Work instruction: An exact, complete copy of the entries that follow is needed.

====== Task data ======

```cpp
__global__ void postprocess_pose_kernel(const float* __restrict__ raw, int B, float* __restrict__ out) {
    const int b = blockIdx.x * blockDim.x + threadIdx.x;
    if (b >= B) return;
    const float* r = raw + b * 7;
    const float d = sqrtf(r[0] * r[0] + r[1] * r[1] + r[2] * r[2]);
    const float sc = expm1f(d) / fmaxf(d, 1e-8f);
    float qn = sqrtf(r[3] * r[3] + r[4] * r[4] + r[5] * r[5] + r[6] * r[6]);
    qn = fmaxf(qn, 1e-12f);
    float q[4] = {r[3] / qn, r[4] / qn, r[5] / qn, r[6] / qn};
    const float sg = q[0] < 0.f ? -1.f : 1.f;
    out[b * 7 + 0] = r[0] * sc; out[b * 7 + 1] = r[1] * sc; out[b * 7 + 2] = r[2] * sc;
    for (int e = 0; e < 4; e++) out[b * 7 + 3 + e] = sg * q[e];
// ... 241 lines not shown
```

### cut3r_slam_amd/csrc/gemm.hip

```cpp
#include <cstdlib>
#include "common.h"
#include "../../include/cut3r_hip.h"

namespace {

constexpr int BK = 64;
constexpr int KCH = BK / 8;

struct GemmArgs {
    const h16* A; const h16* B; void* C;
    const float* bias; const void* res1; const void* res2;
    int M, N, K, lda, ldb, ldc, ldr1, ldr2;
    int act, out_f16, res1_f16, res2_f16;
    long long sA, sB, sC, sBias, sR1, sR2;
    int conv_k, H, W, Cin, cstride, Ho, Wo, relu_in;
    int shuf, shuf_cout, shuf_Hin, shuf_Win;
    int swz;
    int prio;
    const long long* rope_pos; const float* rope_table; int rope_cols, rope_pmin, rope_npos, rope_d;
    const float* ln_stats; const float* ln_c; int ln_nslab; float ln_eps;
    float* stats_out; h16* out16; int ld16;
};

DEVINL half8_t relu8(half8_t v) {
#pragma unroll
    for (int i = 0; i < 8; i++) v[i] = v[i] > (h16)0 ? v[i] : (h16)0;
    return v;
}

__device__ __attribute__((aligned(16))) unsigned char g_zero16[16];

template <int N>
DEVINL void wait_vmcnt() { asm volatile("s_waitcnt vmcnt(%0)" ::"n"(N) : "memory"); }
template <int NL, int MAXF>
DEVINL void wait_tiles_in_flight(int fl) {
    static_assert(MAXF * NL <= 63, "vmcnt is a 6-bit counter");
    if constexpr (MAXF >= 6) { if (fl >= 6) { wait_vmcnt<6 * NL>(); return; } }
    if constexpr (MAXF >= 5) { if (fl == 5) { wait_vmcnt<5 * NL>(); return; } }
    if constexpr (MAXF >= 4) { if (fl == 4) { wait_vmcnt<4 * NL>(); return; } }
    if constexpr (MAXF >= 3) { if (fl == 3) { wait_vmcnt<3 * NL>(); return; } }
    if constexpr (MAXF >= 2) { if (fl == 2) { wait_vmcnt<2 * NL>(); return; } }
    if constexpr (MAXF >= 1) { if (fl == 1) { wait_vmcnt<NL>(); return; } }
    wait_vmcnt<0>();
}
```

======

Solution for this exercise:
```cpp
__global__ void postprocess_pose_kernel(const float* __restrict__ raw, int B, float* __restrict__ out) {
    const int b = blockIdx.x * blockDim.x + threadIdx.x;
    if (b >= B) return;
    const float* r = raw + b * 7;
    const float d = sqrtf(r[0] * r[0] + r[1] * r[1] + r[2] * r[2]);
    const float sc = expm1f(d) / fmaxf(d, 1e-8f);
    float qn = sqrtf(r[3] * r[3] + r[4] * r[4] + r[5] * r[5] + r[6] * r[6]);
    qn = fmaxf(qn, 1e-12f);
    float q[4] = {r[3] / qn, r[4] / qn, r[5] / qn, r[6] / qn};
    const float sg = q[0] < 0.f ? -1.f : 1.f;
    out[b * 7 + 0] = r[0] * sc; out[b * 7 + 1] = r[1] * sc; out[b * 7 + 2] = r[2] * sc;
    for (int e = 0; e < 4; e++) out[b * 7 + 3 + e] = sg * q[e];
// ... 241 lines not shown
```

### cut3r_slam_amd/csrc/gemm.hip

```cpp
#include <cstdlib>
#include "common.h"
#include "../../include/cut3r_hip.h"

namespace {

constexpr int BK = 64;
constexpr int KCH = BK / 8;

struct GemmArgs {
    const h16* A; const h16* B; void* C;
    const float* bias; const void* res1; const void* res2;
    int M, N, K, lda, ldb, ldc, ldr1, ldr2;
    int act, out_f16, res1_f16, res2_f16;
    long long sA, sB, sC, sBias, sR1, sR2;
    int conv_k, H, W, Cin, cstride, Ho, Wo, relu_in;
    int shuf, shuf_cout, shuf_Hin, shuf_Win;
    int swz;
    int prio;
    const long long* rope_pos; const float* rope_table; int rope_cols, rope_pmin, rope_npos, rope_d;
    const float* ln_stats; const float* ln_c; int ln_nslab; float ln_eps;
    float* stats_out; h16* out16; int ld16;
};

DEVINL half8_t relu8(half8_t v) {
#pragma unroll
    for (int i = 0; i < 8; i++) v[i] = v[i] > (h16)0 ? v[i] : (h16)0;
    return v;
}

__device__ __attribute__((aligned(16))) unsigned char g_zero16[16];

template <int N>
DEVINL void wait_vmcnt() { asm volatile("s_waitcnt vmcnt(%0)" ::"n"(N) : "memory"); }
template <int NL, int MAXF>
DEVINL void wait_tiles_in_flight(int fl) {
    static_assert(MAXF * NL <= 63, "vmcnt is a 6-bit counter");
    if constexpr (MAXF >= 6) { if (fl >= 6) { wait_vmcnt<6 * NL>(); return; } }
    if constexpr (MAXF >= 5) { if (fl == 5) { wait_vmcnt<5 * NL>(); return; } }
    if constexpr (MAXF >= 4) { if (fl == 4) { wait_vmcnt<4 * NL>(); return; } }
    if constexpr (MAXF >= 3) { if (fl == 3) { wait_vmcnt<3 * NL>(); return; } }
    if constexpr (MAXF >= 2) { if (fl == 2) { wait_vmcnt<2 * NL>(); return; } }
    if constexpr (MAXF >= 1) { if (fl == 1) { wait_vmcnt<NL>(); return; } }
    wait_vmcnt<0>();
}
```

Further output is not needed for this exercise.